In strength training exercises that last only a minute or less, ATP/phosphocreatine exchanges and glycolysis (use of glucose) are the main focus. In contrast, endurance sports use a maximum amount of oxygen and glucose to create ATP with oxidative phosphorylation. This is how our muscles can cope with all the stresses. energy demands , from a weight training set that lasts only 40 seconds to a marathon or Iron Man that can last several hours. Also note that when energy demands are very intense, ATP can be broken down into ADP (adenosine diphosphate) and then into AMP (adenosine monophosphate), until only a metabolic waste product, ammonia, remains. However, the body always finds a way to call upon other sources of energy, even during the most intense workouts.

Where are our energy and glucose stores located?

Naturally, to generate energy for periods of several minutes or hours, our body must be able to store sufficient energy in the form of glucose.
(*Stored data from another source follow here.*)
# TheCacophonyProject/audio-analysis

Measured on AMD Instinct MI355X. Metric: audio-seconds classified/sec/GPU on 60 s mono; max|delta logit| vs CPU ref, higher is better.
Workload: dtype bf16x3; 1 GPU; config2: 64 windows/step (39 of clip A + 25 of clip B, 60 s 48 kHz mono), htk log-mel n_fft 4096 hop 640 160 mel + model1 CNN; model=model1, global_batch=64, seq_len=144000, parallelism=dp1, pipeline=2 batches in flight on 2 streams, clip_pairs=4 resident clip pairs in rotation, one per step

## Files before the change

audio-analysis_amd/csrc/aa_cnn.hip:

```cpp
#include "aa_common.h"

#include <cmath>
#include <cstdlib>
#include <cstring>
#include <string>
#include <type_traits>
#include <vector>

namespace aa {

typedef __attribute__((ext_vector_type(8))) __bf16 bf16x8;
typedef __attribute__((ext_vector_type(4))) float f32x4;
typedef __attribute__((ext_vector_type(2))) float f32x2;
typedef __attribute__((ext_vector_type(16))) float f32x16;
typedef __bf16 bf16;
struct fp8 {
    uint8_t v;
};
struct bf16x3 {};

template <typename T>
struct Prec {
    using L = T;
    using G = T;
// ... 819 lines not shown
            for (int o = 0; o < 8; ++o)
                if (o < nc) best[o] = fmaxf(best[o], apply_act(acc[o] + bias[c0 + o], act, alpha));
        }
    TO* dst = out + ((size_t)(n * Hout + oh) * Wout + ow) * cout + c0;
    for (int o = 0; o < nc; ++o) dst[o] = to_t<TO>(best[o]);
}

template <typename TI>
__global__ __launch_bounds__(256) void pool_dense(const TI* __restrict__ in, int HW, int C,
                                                  const float* __restrict__ w, const float* __restrict__ b, int U,
                                                  int sigmoid, float* __restrict__ logits, float* __restrict__ probs) {
    extern __shared__ float mx[];
    const int n = blockIdx.x;
    const TI* src = in + (size_t)n * HW * C;
    for (int c = threadIdx.x; c < C; c += blockDim.x) {
        float m = -INFINITY;
        for (int p = 0; p < HW; ++p) m = fmaxf(m, to_f(src[(size_t)p * C + c]));
        mx[c] = m;
    }
    __syncthreads();
    for (int u = threadIdx.x; u < U; u += blockDim.x) {
        float v;
        if (w) {
            v = 0.f;
            for (int c = 0; c < C; ++c) v = fmaf(mx[c], w[(size_t)c * U + u], v);
            v += b[u];
        } else {
            v = mx[u];
        }
        logits[(size_t)n * U + u] = v;
        if (probs) probs[(size_t)n * U + u] = sigmoid ? 1.f / (1.f + expf(-v)) : v;
    }
}

__global__ void track_mean(const float* __restrict__ probs, int n_models, long long model_stride, int L,
                           const int* __restrict__ wb, const int* __restrict__ wc,
                           float* __restrict__ out) {
    const int t = blockIdx.x;
    const int c = threadIdx.x;
    if (c >= L) return;
    constexpr int U = 40;
    float acc = 0.f;
    const int n = wc[t];
    const float* base = probs + (size_t)wb[t] * L + c;
    for (int w0 = 0; w0 < n; w0 += U) {
        float m[U];
#pragma unroll
        for (int u = 0; u < U; ++u) m[u] = 0.f;
        for (int k = 0; k < n_models; ++k) {
            float v[U];
#pragma unroll
            for (int u = 0; u < U; ++u) v[u] = base[k * model_stride + (size_t)min(w0 + u, n - 1) * L];
#pragma unroll
            for (int u = 0; u < U; ++u) m[u] = __fadd_rn(m[u], v[u]);
        }
#pragma unroll
        for (int u = 0; u < U; ++u)
            if (w0 + u < n) acc = __fadd_rn(acc, __fdiv_rn(m[u], (float)n_models));
    }
    out[(size_t)t * L + c] = n > 0 ? __fdiv_rn(acc, (float)n) : NAN;
}

}

#include "aa_conv_x3.h"
#include "aa_conv_wg.h"
#include "aa_gconv.h"
#include "aa_conv_tail.h"

namespace aa {

template <int MODE>
__global__ void stage_decode(const void* __restrict__ src, float* __restrict__ dst, size_t total, int cout) {
    for (size_t i = (size_t)blockIdx.x * blockDim.x + threadIdx.x; i < total; i += (size_t)gridDim.x * blockDim.x) {
        float v;
        if (MODE == 0) {
            v = static_cast<const float*>(src)[i];
        } else if (MODE == 1) {
            v = __uint_as_float((uint32_t) static_cast<const uint16_t*>(src)[i] << 16);
        } else if (MODE == 2) {
            const uint32_t b = static_cast<const uint8_t*>(src)[i];
            const int e = (b >> 3) & 15, m = b & 7;
            const float a = (e == 15 && m == 7) ? __uint_as_float(0x7fc00000u)
                            : e == 0            ? ldexpf((float)m, -9)
                                                : ldexpf((float)(8 + m), e - 10);
            v = (b & 0x80) ? -a : a;
        } else {
            const size_t pix = i / (size_t)cout;
            const int c = (int)(i - pix * (size_t)cout);
            const uint16_t* h = static_cast<const uint16_t*>(src) + pix * (size_t)cout * 2 + (size_t)(c >> 5) * 64 + (c & 31);
            v = __uint_as_float((uint32_t)h[0] << 16) + __uint_as_float((uint32_t)h[32] << 16);
        }
        dst[i] = v;
    }
}

}

#include "aa_cnn_plan.h"

namespace aa {

template <typename Launch>
static int launch_tuned(const Stage& s, const Stage* first, int n, const void* kernel, size_t lds, bool window32,
                        int pool, int th, int tw, int bn, Launch&& launch) {
    if (window32)
        AA_CHECK((double)s.Hin * s.Win * s.cin * 4 < 2147483647.0, AA_ERR_UNSUPPORTED,
                 "conv %s: one window's activations exceed 2 GiB", s.name.c_str());
    FirstConv fc{};
    if (first) {
        const float slope = first->act == ACT_LEAKY ? first->alpha : first->act == ACT_RELU ? 0.f : 1.f;
        fc = FirstConv{(const float*)first->d_w, first->d_b, first->act, slope, first->has_mag,
                       first->mag_exp, first->Hin, first->Win, s.lm_f16};
    }
    AA_CHECK(lds <= 160 * 1024, AA_ERR_UNSUPPORTED, "conv %s: %zu B LDS", s.name.c_str(), lds);
    AA_DYN_LDS(kernel, lds);
    const int tiles_h = (s.Hout * pool + th - 1) / th;
    const int tiles_w = (s.Wout * pool + tw - 1) / tw;
    launch(dim3(tiles_h * tiles_w, s.cout_pad / bn, n), tiles_w, fc);
    AA_LAUNCH_CHECK();
    return AA_OK;
}
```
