template <int BM, int NP, bool F16, bool AKM, bool BKM, bool K2 = false>
void launch_pp_km(const GArgs& g, dim3 grid, hipStream_t s) {
  constexpr size_t a_el = AKM ? 32 * ((BM == 192 ? 256 : BM) + 16) : BM * 32, b_el = BKM ? 32 * (BN + 16) : BN * 32;
  constexpr size_t pipe = (size_t)2 * NP * (a_el + b_el) * sizeof(__bf16), epi = (size_t)8 * 16 * (BM / 64) * EPI_LD * 4;
  constexpr size_t lds = pipe > epi ? pipe : epi;
  static const bool once = [] {
    hipFuncSetAttribute(reinterpret_cast<const void*>(&gemm_pp_kernel<BM, NP, F16, AKM, BKM, K2>),
                        hipFuncAttributeMaxDynamicSharedMemorySize, (int)lds);
    (void)hipGetLastError();
    return true;
  }();
  (void)once;
  hipLaunchKernelGGL((gemm_pp_kernel<BM, NP, F16, AKM, BKM, K2>), grid, dim3(512), lds, s, g);
}

template <int BM, bool AKM, bool BKM, bool SINGLE>
void launch_gl_km(const GArgs& g, dim3 grid, hipStream_t s) {
  constexpr size_t lds = (size_t)4 * (BM + BN) * 128;
  static const bool once = [] {
    hipFuncSetAttribute(reinterpret_cast<const void*>(&gemm_gl_kernel<BM, AKM, BKM, SINGLE>),
                        hipFuncAttributeMaxDynamicSharedMemorySize, (int)lds);
    (void)hipGetLastError();
    return true;
  }();
  (void)once;
  hipLaunchKernelGGL((gemm_gl_kernel<BM, AKM, BKM, SINGLE>), grid, dim3(512), lds, s, g);
}
template <int BM, bool SINGLE>
void launch_gl(const GArgs& g, dim3 grid, hipStream_t s, bool akm, bool bkm) {
  if (akm && bkm) launch_gl_km<BM, true, true, SINGLE>(g, grid, s);
  else if (bkm) launch_gl_km<BM, false, true, SINGLE>(g, grid, s);
  else launch_gl_km<BM, false, false, SINGLE>(g, grid, s);
}

template <int BM, int NP, bool F16 = false, bool K2 = false>
void launch_pp(const GArgs& g, dim3 grid, hipStream_t s, bool akm = false, bool bkm = false) {
  if (akm && bkm) launch_pp_km<BM, NP, F16, true, true, K2>(g, grid, s);
  else if (bkm) launch_pp_km<BM, NP, F16, false, true, K2>(g, grid, s);
  else launch_pp_km<BM, NP, F16, false, false, K2>(g, grid, s);
}

}

#ifdef VILCO_LAB
extern "C" int vilco_lab_read(unsigned long long* out) {
  return (int)hipMemcpyFromSymbol(out, HIP_SYMBOL(vilco_lab_stamps), sizeof(unsigned long long) * 2 * 64 * 8);
}
#endif

namespace {
template <int BMS>
static void launch_skinny(const GArgs& g, hipStream_t s) {
  constexpr size_t lds = (size_t)8 * BMS * SK_LD * 4;
  static const bool once = [] {
    hipFuncSetAttribute(reinterpret_cast<const void*>(&gemm_skinny_kernel<BMS>), hipFuncAttributeMaxDynamicSharedMemorySize, (int)lds);
    (void)hipGetLastError();
    return true;
  }();
  (void)once;
  const int tiles = ((g.N + 63) / 64) * ((g.M + BMS - 1) / BMS);
  hipLaunchKernelGGL((gemm_skinny_kernel<BMS>), dim3(tiles), dim3(512), lds, s, g);
}

struct ProfRec { int64_t v[10]; };
struct ProfState {
  bool on = false;
  std::vector<std::pair<hipEvent_t, hipEvent_t>> ev;
  std::vector<ProfRec> rec;
  std::vector<double> ms;
};
ProfState& prof() { static ProfState p; return p; }
}

static long amax_out_parts(const vilco_gemm_desc* d, const Plan& p) {
  const long nz = (long)d->batch_outer * d->batch_inner;
  if (p.ksplit > 1 && !p.fixup) {
    long blocks = ((long)d->M * d->N * nz + 255) / 256;
    return blocks > 2048 ? 2048 : blocks;
  }
  if (p.skinny) return (long)((d->N + 63) / 64) * ((d->M + p.BM - 1) / p.BM);
  const long n = (long)((d->N + BN - 1) / BN) * ((d->M + p.BM - 1) / p.BM) * nz;
  return n <= 8192 ? n : 0;
}

extern "C" int32_t vilco_gemm_amax_parts(const vilco_gemm_desc* d) {
// ... 316 lines not shown
  hipEvent_t ev0 = nullptr, ev1 = nullptr;
  if (prof().on) { hipEventCreate(&ev0); hipEventCreate(&ev1); hipEventRecord(ev0, s); }
  {
    const bool ak = p.a_km, bk = p.b_km;
    if (p.skinny) {
      if (p.BM == 16) launch_skinny<16>(g, s); else launch_skinny<32>(g, s);
    } else if (p.gl) {
      const bool single = d->precision == 4;
      if (p.BM == 192) { if (single) launch_gl<192, true>(g, grid, s, ak, bk); else launch_gl<192, false>(g, grid, s, ak, bk); }
      else { if (single) launch_gl<128, true>(g, grid, s, ak, bk); else launch_gl<128, false>(g, grid, s, ak, bk); }
    } else if (d->precision == 4 && p.k2) {
      if (p.BM == 256) launch_pp<256, 2, true, true>(g, grid, s, ak, bk);
      else if (p.BM == 192) launch_pp<192, 2, true, true>(g, grid, s, ak, bk);
      else launch_pp<128, 2, true, true>(g, grid, s, ak, bk);
    } else if (d->precision == 4) {
      if (p.BM == 256) launch_pp<256, 1, true>(g, grid, s, ak, bk);
      else if (p.BM == 192) launch_pp<192, 1, true>(g, grid, s, ak, bk);
      else launch_pp<128, 1, true>(g, grid, s, ak, bk);
    } else if (f16) {
      if (p.BM == 256) launch_pp<256, 2, true>(g, grid, s, ak, bk);
      else if (p.BM == 192) launch_pp<192, 2, true>(g, grid, s, ak, bk);
      else launch_pp<128, 2, true>(g, grid, s, ak, bk);
    }
    else if (p.BM == 256) {
      if (p.NP == 1) launch_pp<256, 1>(g, grid, s, ak, bk);
      else if (p.NP == 2) launch_pp<256, 2>(g, grid, s, ak, bk);
      else launch_pp<256, 3>(g, grid, s, ak, bk);
    } else {
      if (p.NP == 1) launch_pp<128, 1>(g, grid, s, ak, bk);
      else if (p.NP == 2) launch_pp<128, 2>(g, grid, s, ak, bk);
      else launch_pp<128, 3>(g, grid, s, ak, bk);
    }
  }
  if (ev0) {
    hipEventRecord(ev1, s);
    prof().ev.emplace_back(ev0, ev1);
    prof().rec.push_back(ProfRec{{d->M, d->N, d->K, nz, p.BM, p.ksplit, d->precision, p.a_km, p.b_km, p.a_tap | (p.b_tap << 4)}});
  }
  if (p.ksplit > 1 && !p.fixup && vilco_defer_active() && nz == 1 && d->alpha == 1.f && d->beta == 0.f && !d->bias &&
      !d->preact && d->act == VILCO_ACT_NONE && !d->row_len && !d->row_mask && !d->colscale && !d->residual && d->drop_p == 0.f &&
      !d->amax_out) {
    vilco_defer_push_sk(g.c, g.cfinal, g.split_stride, g.ldc, d->M, d->N, p.ksplit);
  } else if (p.ksplit > 1 && !p.fixup) {
    long blocks = ((long)d->M * d->N * nz + 255) / 256;
    if (blocks > 2048) blocks = 2048;
    if (g.vec_out) hipLaunchKernelGGL(splitk_reduce_kernel<true>, dim3((int)blocks), dim3(256), 0, s, g, nz);
    else hipLaunchKernelGGL(splitk_reduce_kernel<false>, dim3((int)blocks), dim3(256), 0, s, g, nz);
  }
  return vilco_launch_status();
}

These glucose reserves are located in the muscle mass (for about 2% of the volume of our muscles) and in the liver . These are glycogen reserves, glucose chains linked to each other. However, liver glycogen will have a very difficult time fueling our muscles. However, when our glycogen stores are low, a hormone called glucagon is secreted. Glucose is then released by the liver. This mechanism helps raise blood glucose levels. Fortunately, our bodies can rely on other energy sources.

Amino acids and fats can serve as our energy reserves

Glucose isn't the only energy substrate used for ATP synthesis. Amino acids and fats are, too. Moreover, fatty acids are more energy-dense than glucose or amino acids. with an average caloric output of 9 calories per gram. However, amino acids cannot be stored as an energy reserve. However, if muscle glycogen drops too low, amino acids from your own muscles will serve as an energy source. This is called catabolism, another reason to never run out of carbohydrates. Most amino acids are called glucoformers. That is, they can be broken down into glucose. L-Alanine, BCAAs ( Leucine , Valine, Isoleucine ) and L-Glutamine are among the amino acids most easily used by the body to remake glucose. Your muscles contain more than 30% BCAAs, making them energy substrates favored by the muscles themselves. However, while your own proteins can serve as energy substrates, this situation is still quite rare, even if it is completely normal.

Fats (or fatty acids) are also among the sources of energy preferred by your muscles when glycogen is running low. Each gram of fat releases 9 calories compared to 4 for carbohydrates or amino acids. MCTs are an exception with 7 calories. Your blood also contains triglycerides which will be used as an energy source when the exercise is particularly long. Finally, the three Macronutrients are used by your cells to generate energy. Carbohydrates ( stored as glycogen ), amino acids, and fatty acids all contribute to the synthesis of ATP by your muscle cells during exercise.